Ruminococcus gauvreauii group, a member of
Firmicutes, which was first isolated from human feces, and its role in the rumen of ruminants is very poorly understood. Some strains of the
Ruminococcus gauvreauii group degrade mucin to produce propionate, which provides energy to the host and promotes their own colonization. Research has shown that quercetin inhibits the growth of
Ruminococcus gauvreauii,
Bacteroides galacturonicus, and
Lactobacillus sp. [
43]. Quercetin is one of the major phenolic compounds found in walnut husk. The decrease in the
Ruminococcus gauvreauii group in this study may be related to the richness of WGH in phenolic compounds such as quercetin.
Prevotella is a human conditional pathogen that can cause problems such as inflammation of tissues and organs.
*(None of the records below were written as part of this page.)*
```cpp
template <int G, bool kForwardOnly, bool kPrimal = false, bool kHelpers = false>
#ifndef MRS_HELPER_OCC
#define MRS_HELPER_OCC 1
#endif
__global__ __launch_bounds__(64 * WavesPerBlock<G>::value, kHelpers ? MRS_HELPER_OCC : Occupancy<G>::waves) void step_kernel(
    const DevModel* __restrict__ mp, DevState st, int n_envs, int n_steps) {
  extern __shared__ __attribute__((aligned(16))) float smem[];
  const int kEnvsPerBlock = G == 16 ? 4 * st.wpb16 : WavesPerBlock<G>::value * 64 / G;
  const DevModel& m = *mp;
  const LdsLayout& L = m.L;
  constexpr bool helpers = G == 16 && !kForwardOnly && kHelpers;
  const bool is_helper = helpers && threadIdx.x >= 64 * st.wpb16;
  const int tid = is_helper ? threadIdx.x - 64 * st.wpb16 : threadIdx.x;
  const int lane = tid & (G - 1), slot = tid / G;
  const int vgroup = blockIdx.x * kEnvsPerBlock + slot;
  const int env = vgroup >> st.spread_shift;
  const bool primary = (vgroup & ((1 << st.spread_shift) - 1)) == 0;
  const bool valid = env < n_envs && primary;
  lfloat* s = (lfloat*)(smem + slot * L.total);
  gfloat* scr = (gfloat*)(st.scratch + (size_t)(valid || st.spread_shift == 0 ? env : st.scr_mirror + vgroup) * m.S.total);
  const size_t e = (size_t)(env < n_envs ? env : n_envs - 1);
  #pragma unroll 1
  for (int i = lane; i < (is_helper ? 0 : m.nq); i += G) s[L.qpos + i] = st.qpos[e * m.nq + i];
  #pragma unroll 1
  for (int i = lane; i < (is_helper ? 0 : m.nv); i += G) {
    s[L.qvel + i] = st.qvel[e * m.nv + i];
    s[L.qfrc_applied + i] = st.qfrc_applied[e * m.nv + i];
    s[L.qacc_ws + i] = st.qacc_ws[e * m.nv + i];
  }
  #pragma unroll 1
  for (int i = lane; i < (is_helper ? 0 : m.nu); i += G) s[L.ctrl + i] = st.ctrl[e * m.nu + i];
  #pragma unroll 1
  for (int i = lane; i < (is_helper ? 0 : m.na); i += G) {
    s[L.act + i] = st.act[e * m.na + i];
    s[L.act + m.na + i] = 0;
  }
  if (m.nmocap > 0) {
    #pragma unroll 1
    for (int i = lane; i < (is_helper ? 0 : 7 * m.nmocap); i += G) {
      const int k = i / 7, c = i - 7 * k;
      s[L.mocap + i] = c < 3 ? m.mocap_pos[(e * m.nmocap + k) * 3 + c] : m.mocap_quat[(e * m.nmocap + k) * 4 + c - 3];
    }
  }
  if ((st.xfrc_applied || (kPrm && m.prm_mask) || m.cfrc_contact || (kDynOut && m.dyn_mask)) && lane == 0 && !is_helper) scr[m.S.xfrc] = __int_as_float(env < n_envs ? env : -1);
  if constexpr (G == 64) {
    #pragma unroll 1
    for (int t = lane; t < m.ntree; t += G) {
      s[L.trees + 4 * t] = __int_as_float(m.tree_dofadr[t]);
      s[L.trees + 4 * t + 1] = __int_as_float(m.tree_dofnum[t]);
      s[L.trees + 4 * t + 2] = __int_as_float(m.tree_Moff[t]);
      s[L.trees + 4 * t + 3] = 0;
    }
    #pragma unroll 1
    for (int j = lane; j < m.nv; j += G) {
      const int bj = m.dof_bodyid[j];
      s[L.dofb + 2 * j] = __int_as_float(bj);
      s[L.dofb + 2 * j + 1] = __int_as_float(m.body_subtree_end[bj]);
    }
  }
  double time = st.time[e];
  gfloat* sensordata = valid ? (gfloat*)(st.sensordata + e * m.nsensordata) : scr + m.S.sens;
  {
    float* shr = smem + m.shr_off;
    #pragma unroll 1
    for (int i = threadIdx.x; i < m.shr_rf; i += blockDim.x) shr[i] = m.rgeom[i];
    #pragma unroll 1
    for (int i = threadIdx.x; i < m.shr_rfst - m.shr_rf; i += blockDim.x) shr[m.shr_rf + i] = m.rfray[8 * (i >> 2) + (i & 3)];
    if (m.rf_mode == 2)
      #pragma unroll 1
      for (int i = threadIdx.x; i < m.nrf; i += blockDim.x) shr[m.shr_rfst + i] = m.rf_static[i];
    #pragma unroll 1
    for (int i = threadIdx.x; i < 17 * m.nrfblk; i += blockDim.x) shr[m.shr_blk + i] = m.rfblk[i];
    #pragma unroll 1
    for (int i = threadIdx.x; i < m.shr_fric - m.shr_sens; i += blockDim.x) shr[m.shr_sens + i] = m.sensrec[i];
    #pragma unroll 1
    for (int i = threadIdx.x; i < 4 * m.nfric; i += blockDim.x) shr[m.shr_fric + i] = m.fricrec[i];
    #pragma unroll 1
    for (int i = threadIdx.x; i < 4 * m.nlim; i += blockDim.x) shr[m.shr_lim + i] = m.limrec[i];
    if constexpr (G < 64) {
      #pragma unroll 1
      for (int i = threadIdx.x; i < 20 * m.nu; i += blockDim.x) shr[m.shr_act + i] = m.actrec[i];
      #pragma unroll 1
      for (int i = threadIdx.x; i < 16 * m.nv; i += blockDim.x) shr[m.shr_dof + i] = m.dofrec[i];
      #pragma unroll 1
      for (int i = threadIdx.x; i < 8 * m.nbody; i += blockDim.x) shr[m.shr_body + i] = m.bodytab[i];
      #pragma unroll 1
      for (int i = threadIdx.x; i < 4 * m.nMpair; i += blockDim.x) shr[m.shr_mpair + i] = m.mpairtab[i];
      #pragma unroll 1
      for (int i = threadIdx.x; i < m.njump * m.nbody; i += blockDim.x) shr[m.shr_jump + i] = __int_as_float(m.jump[i]);
      #pragma unroll 1
      for (int i = threadIdx.x; i < 25 * m.nbody; i += blockDim.x) shr[m.shr_kbody + i] = m.kinbody[i];
      #pragma unroll 1
      for (int i = threadIdx.x; i < 13 * m.njnt; i += blockDim.x) shr[m.shr_kjnt + i] = m.kinjnt[i];
      #pragma unroll 1
      for (int i = threadIdx.x; i < 9 * m.ngeom; i += blockDim.x) shr[m.shr_kgeom + i] = m.kingeom[i];
    }
  }
  if (helpers && threadIdx.x < 4) *helper_flag(m, threadIdx.x) = 0;
  __syncthreads();
  wsync();
  if (is_helper) {
    const int hwave = (__builtin_amdgcn_readfirstlane(threadIdx.x) >> 6) - st.wpb16;
    int timeouts = 0;
    #pragma unroll 1
    for (int step = 0; step < n_steps; ++step) {
      helper_barrier(false);
      int nc = 0, nr = -1;
      if (!(m.diag_skip & 2)) MRS_CALL(G, nc = collision<G>(ENV_ARGS));
      if (helper_rows(m)) {
        if (helper_wait(m, hwave, step + 1)) {
          [[clang::noinline]] nr = dense_rows<G>(ENV_ARGS, nc);
          MRS_CALL(G, dense_impedance<G>(ENV_ARGS, nr));
        } else {
          ++timeouts;
        }
      }
      if (lane == 0) s[L.hcon] = __int_as_float(nc + 65536 * (nr + 1));
      helper_barrier(true);
      if (m.sens_every || step == n_steps - 1) MRS_CALL(G, rays_pass<G>(ENV_ARGS, sensordata));
      if (L.Lh != 0) MRS_CALL(G, integrate_prefactor<G>(ENV_ARGS));
// ... 197 lines not shown
```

Prevotella helps the host digest carbohydrates such as arabinoxylan and oligofructose to produce propionate [
44]. It has been reported that flavonoids supplementation reduces the abundances of
Prevotella and concentration of propionate in the rumen and these findings are in line with our results [
45]. It has also been reported that the abundance of
Prevotella is negatively associated with the ruminal pH [
46], hence in this study, increased ruminal pH and higher concentration of total VFA by supplementation of hydroethanolic extract of WGH may have caused a decrease in the relative abundance of
Prevotella.
When the pH of rumen fluid decreased below 5.6, there was a significant death of protozoa and a decrease in the number of fibrolytic bacteria [
47]. In the present study, the addition of WGH extract resulted in a significant increase in the number of protozoa, as well as the activities of FPase and cellobiase, and a tendency to increase xylanase activity, which may be because the addition of WGH extract increased the ruminal pH and improved the microbial living environment, protozoa, gram-negative bacteria, and fibrolytic bacteria were able to proliferate in the rumen.
Ascomycota,
Basidiomycota, and
Neocallimastigomycota are the major fungi in the rumen of yaks, cows, and other ruminants. Thus, these three may be the core fungi of bovidae species that play an important role in rumen digestion [
48].
Basidiomycota produce β-glucanase and are the major lignocellulolytic fungi in the rumen, which can improve feed digestibility even at low abundance [
49]. In the present study, the major genera of rumen fungi were
Mucor,
Pseudopithomyces,
Fusarium,
Cryptococcus, and
Alternaria. The genera
Pseudopithomyces,
Fusarium, and
Alternaria are all members of the phylum
Ascomycota.
Mucor is a member of the phylum
Zygomycota, and
Cryptococcus is a member of the phylum
Basidiomycota. There are no reports about the role of these genera in rumen digestion and metabolism so far.